## Task brief
The answer must be one number: how many lines in the records below contain the word "List".

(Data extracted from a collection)
BEGIN

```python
def bwd(u: torch.Tensor, delta: torch.Tensor, A: torch.Tensor, B: torch.Tensor, C: torch.Tensor,
        D_: Optional[torch.Tensor], delta_bias_: Optional[torch.Tensor], dout: torch.Tensor,
        x_: Optional[torch.Tensor], delta_softplus: bool, nrows: int) -> List[Optional[torch.Tensor]]:
    return bwd_ext(u, delta, A, B, C, D_, delta_bias_, dout, x_, delta_softplus, nrows=nrows)


def bwd_ext(u, delta, A, B, C, D_, delta_bias_, dout, x_, delta_softplus, nrows: int = 1, rev_mask: int = 0,
            u_gshift: int = 0, dout_gshift: int = 0, dB_out: Optional[torch.Tensor] = None,
            dC_out: Optional[torch.Tensor] = None, ckpt_pitch: int = 0, param_swap: int = 0) -> List[Optional[torch.Tensor]]:
    lib = _capi.load()
    sizes = _check_common(u, delta, A, B, C, D_, delta_bias_, nrows, u_gshift)
    batch, dim, seqlen, dstate, n_groups = sizes
    _check(dout.dtype == u.dtype, "dout must have the dtype of u")
    _check(dout.is_cuda, "dout must be a GPU tensor")
    _check(tuple(dout.shape) == (batch, dim >> dout_gshift, seqlen), "dout must have shape (batch_size, dim, seqlen)")
    _check(dout.stride(-1) == 1 or seqlen <= 1, "dout.stride(-1) must be 1")
    if ckpt_pitch == _capi.SIGMA_SCAN_CKPT_PITCH_16 and batch > 0 and seqlen > 0 and (
            dout.data_ptr() % 16 != 0 or any(s % 4 != 0 for s in dout.stride()[:-1])):
        dout = dout.contiguous()
        if dout.data_ptr() % 16 != 0:
            dout = dout.clone()
    n_chunks = (seqlen + _capi.SIGMA_SCAN_CHUNK - 1) // _capi.SIGMA_SCAN_CHUNK
    if n_chunks > 1 or seqlen > _capi.SIGMA_SCAN_CKPT_PITCH:
        _check(x_ is not None, "x is required when seqlen > 2048")
    if x_ is not None:
        _check(x_.dtype == torch.float32 and x_.is_cuda and x_.is_contiguous(), "x must be a contiguous float32 GPU tensor")
        if x_.dim() == 3:
            pitch = _fine_pitch(x_, seqlen, dstate, ckpt_pitch)
            _check(tuple(x_.shape) == (batch, dim, _ckpt_slots(seqlen, pitch) * dstate), "fine-checkpoint x must be (batch, dim, ceil(L/pitch)*dstate)")
        else:
            _check(tuple(x_.shape) == (batch, dim, n_chunks, 2 * dstate),
                   "x must have shape (batch_size, dim, n_chunks, 2 * dstate)")
    du = torch.empty_like(delta)
    ddelta = torch.empty_like(delta)
    det = torch.are_deterministic_algorithms_enabled()
    if det and batch > 0 and seqlen > 0:
        zeros = torch.empty(dim * dstate + 2 * dim, dtype=torch.float32, device=A.device)
    else:
        zeros = torch.zeros(dim * dstate + 2 * dim, dtype=torch.float32, device=A.device)
    dA = zeros[:dim * dstate].view(dim, dstate)
    if dB_out is not None:
        _check(dB_out.dtype == torch.float32 and tuple(dB_out.shape) == tuple(B.shape) and dB_out.stride(-1) == 1 and
               dC_out is not None and dC_out.dtype == torch.float32 and tuple(dC_out.shape) == tuple(C.shape) and
               dC_out.stride(-1) == 1, "dB_out / dC_out must be fp32 views shaped like B / C")
        dB, dC = dB_out, dC_out
    elif batch > 0 and seqlen > 0:
        dB = torch.empty(B.shape, dtype=torch.float32, device=B.device)
        dC = torch.empty(C.shape, dtype=torch.float32, device=C.device)
    else:
        dB, dC = torch.zeros_like(B, dtype=torch.float32), torch.zeros_like(C, dtype=torch.float32)
    dD = zeros[dim * dstate:dim * dstate + dim] if D_ is not None else None
    ddelta_bias = zeros[dim * dstate + dim:] if delta_bias_ is not None else None
    if batch > 0 and seqlen > 0:
        bp = _capi.BwdParams()
# ... 20 lines not shown
            key = (batch, dim, seqlen, dstate, n_groups, u.element_size())
            _launch("bwd", key, lambda: _capi.check(
                lib.sigma_selective_scan_bwd(ctypes.byref(bp), ctypes.c_void_p(stream)), "selective_scan_bwd"))
            if (ckpt_pitch == _capi.SIGMA_SCAN_CKPT_PITCH_16 and lib.sigma_scan_get_option(b"rl_chain") == 2
                    and not torch.cuda.is_current_stream_capturing()):
                n = lib.sigma_scan_get_option(b"rl_chain_timeouts")
                if n != 0:
                    raise RuntimeError(
                        f"selective_scan_bwd: {n if n > 0 else 'an unknown number of'} hand-over wait(s) of the chained "
                        "row-lane walk ran out (the producer workgroup was not resident: another stream's kernel held "
                        "its slot); the gradients of this call hold NaN. Unset the 'rl_chain' option or run the scan "
                        "alone on the device")
    if dB_out is None:
        dB, dC = dB.to(B.dtype), dC.to(C.dtype)
    return [du, ddelta, dA, dB, dC, dD, ddelta_bias]
```

### sigma_amd/ss2d_fused.py

```python
from __future__ import annotations

import torch

import os as _os_early

from . import gemm as _gemm
from ._handoff import claim_xz_grad_buffer
from . import selective_scan_cuda_core as _core

_PERM = (0, 2, 1, 3)
_REV_MASK = 0b1010
_XPROJ_ALL = _os_early.environ.get("SIGMA_GEMM_XPROJ", "") == "all"
_XPROJ = 0 if _gemm.gemm_mode() == "fp32" else (2 if _XPROJ_ALL else _gemm._pieces("SIGMA_GEMM_XPROJ", "2"))


def _perm4(t: torch.Tensor) -> torch.Tensor:
    return t.unflatten(0, (2, 2)).transpose(0, 1).flatten(0, 1)
import os as _os
_CKPT_ENV = _os.environ.get("SIGMA_CKPT_PITCH", "auto")


def rowlane_possible() -> bool:
    return _CKPT_ENV in ("auto", "16")


def rowlane_pays(seqlen: int, dstate: int, rows: int, groups: int) -> bool:
    if seqlen < 600:
        return False
# ... 177 lines not shown
        if pair_sum:
            Bsz, dim, L = out.shape
            if B.shape[1] != 2:
                raise RuntimeError("pair_sum: two groups only")
            o4 = out.view(Bsz, 2, dim // 2, L)
            return o4[:, 0] + o4[:, 1]
        return out

    @staticmethod
    def backward(ctx, dout):
        u, delta, A, B, C, D, delta_bias, ck = ctx.saved_tensors
        rev_mask, sh, pair_sum = ctx.ext
        dout = dout.float()
        if dout.stride(-1) != 1:
            dout = dout.contiguous()
        du, ddelta, dA, dB, dC, dD, dbias = _core.bwd_ext(u, delta, A, B, C, D, delta_bias, dout, ck,
                                                          True, rev_mask=rev_mask, u_gshift=sh, dout_gshift=1 if pair_sum else 0,
                                                          ckpt_pitch=ctx.pitch)
        if sh:
            Bsz, dim, L = du.shape
            G = B.shape[1]
            rpg = dim // G
            du = du.view(Bsz, G >> sh, 1 << sh, rpg, L).sum(2).reshape(Bsz, dim >> sh, L)
        return du, ddelta, dA.clone(), dB, dC, dD.clone(), dbias.clone(), None, None, None


def selective_scan_ext(u, delta, A, B, C, D, delta_bias, rev_mask=0, u_gshift=0, pair_sum=False):
    return SelectiveScanExtFn.apply(u, delta, A, B, C, D, delta_bias, rev_mask, u_gshift, pair_sum)


def _merge_params(B, d, H, W):
    from . import _capi
    p = _capi.MergeParams()
    p.batch, p.channels, p.height, p.width = B, d, H, W
    return p


def cross_merge_nhwc(ys: torch.Tensor, H: int, W: int) -> torch.Tensor:
    import ctypes
# ... 93 lines not shown
        if L != H * W:
            raise RuntimeError("SS2DCoreFn: xs2 must be (B, 2, d, H*W)")
        K, c, _ = x_proj_weight.shape
        R = dt_projs_weight.shape[2]
        N = A_logs.shape[1]
        if K != 4:
            raise RuntimeError("SS2DCoreFn expects the 4-direction parameter stack")
        xs2 = xs2.float().contiguous()
        Wst, WstT, dtw, A = _derived_params(x_proj_weight, dt_projs_weight, A_logs)
        legal = bool(_XPROJ) and L % 4 == 0 and d % 4 == 0 and c % 2 == 0
        short = L <= 600 or _XPROJ_ALL
        mid = L <= 1200 or _XPROJ_ALL
        own_x = legal
        own_dt = legal and R % 4 == 0 and mid
        ctx.own = dict(xd=legal, xw=legal and mid, dd=legal and R % 4 == 0 and _XPROJ_ALL, dw=legal and R % 4 == 0 and short)
        if own_x:
            p4 = torch.empty((B, 4, c, L), device=xs2.device, dtype=torch.float32)
            _gemm.bgemm_nn(Wst, xs2.view(2 * B, d, L), p4.view(2 * B, 2 * c, L), pieces=_XPROJ)
        else:
            p4 = torch.matmul(Wst.unsqueeze(0), xs2).view(B, 4, c, L)
        if own_dt:
            delta = torch.empty((B, 4, d, L), device=xs2.device, dtype=torch.float32)
            _gemm.bgemm_nn(dtw, p4.view(4 * B, c, L)[:, :R], delta.view(4 * B, d, L), pieces=_XPROJ)
        else:
            delta = torch.matmul(dtw.unsqueeze(0), p4[:, :, :R])
        Dp = Ds.float()
        bias = dt_projs_bias.float().reshape(-1)
        Bv, Cv = p4[:, :, R:R + N], p4[:, :, R + N:]
        need_x = any(ctx.needs_input_grad)
        u2, dl2 = xs2.view(B, 2 * d, L), delta.view(B, 4 * d, L)
# ... 3 lines not shown
        ctx.pitch = pitch
        y = cross_merge_nhwc(out.view(B, 4, d, L), H, W)
        ctx.save_for_backward(xs2, p4, delta, A, Dp, bias, ck, Wst, dtw, WstT)
        ctx.dims = (B, d, H, W, c, R, N)
        return y

    @staticmethod
    def backward(ctx, dy):
        xs2, p4, delta, A, Dp, bias, ck, Wst, dtw, WstT = ctx.saved_tensors
        B, d, H, W, c, R, N = ctx.dims
        own = ctx.own
        L = H * W
        g2 = cross_split_nhwc(dy.float().contiguous())
        dp4 = torch.empty_like(p4)
        Bv, Cv = p4[:, :, R:R + N], p4[:, :, R + N:]
        du, ddelta, dA, _, _, dD, dbias = _core.bwd_ext(
            xs2.view(B, 2 * d, L), delta.view(B, 4 * d, L), A, Bv, Cv, Dp, bias, g2.view(B, 2 * d, L), ck, True,
            rev_mask=_REV_MASK, u_gshift=1, dout_gshift=1, dB_out=dp4[:, :, R:R + N], dC_out=dp4[:, :, R + N:], param_swap=1,
            ckpt_pitch=ctx.pitch)
        ddelta4 = ddelta.view(B, 4, d, L)
        wg = torch.empty(4 * d * R + 4 * c * d, device=xs2.device, dtype=torch.float32) if (own["xw"] or own["dw"]) else None
        if own["dd"]:
            _gemm.bgemm_nn(dtw.transpose(1, 2).contiguous(), ddelta.view(4 * B, d, L), dp4.view(4 * B, c, L)[:, :R], pieces=_XPROJ)
        else:
            dp4[:, :, :R] = torch.matmul(dtw.transpose(1, 2).unsqueeze(0), ddelta4)
        if own["dw"]:
            d_dtw = wg[:4 * d * R].view(4, d, R)
            _gemm.bgemm_nt_sum(ddelta.view(4 * B, d, L), p4.view(4 * B, c, L)[:, :R], d_dtw, pieces=_XPROJ, accumulate=False)
        else:
            d_dtw = torch.matmul(ddelta4, p4[:, :, :R].transpose(-1, -2)).sum(0)
        dp2 = dp4.view(B, 2, 2 * c, L)
        if own["xd"]:
            dxs2 = torch.empty((B, 2, d, L), device=xs2.device, dtype=torch.float32)
            du3 = du.view(2 * B, 2, d, L)
            _gemm.bgemm_nn(WstT, dp4.view(2 * B, 2 * c, L), dxs2.view(2 * B, d, L),
                           residual=du3[:, 0], residual2=du3[:, 1], pieces=_XPROJ)
        else:
            dxs2 = torch.matmul(WstT.unsqueeze(0), dp2)
            _pair_sum_add(du, dxs2, B * 2, d * L)
        if own["xw"]:
            dWst = wg[4 * d * R:].view(2, 2 * c, d)
            _gemm.bgemm_nt_sum(dp4.view(2 * B, 2 * c, L), xs2.view(2 * B, d, L), dWst, pieces=_XPROJ, accumulate=False)
        else:
            dWst = torch.matmul(dp2, xs2.transpose(-1, -2)).sum(0)
        d_xproj = _perm4(dWst.view(4, c, d))
        d_dtw = _perm4(d_dtw)
        dA_logs = dA * A
        dDs = dD.clone()
        dbias = dbias.clone().view(4, d)
        return dxs2, None, None, d_xproj, d_dtw, dbias, dA_logs, dDs
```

END

## Exercise answer
2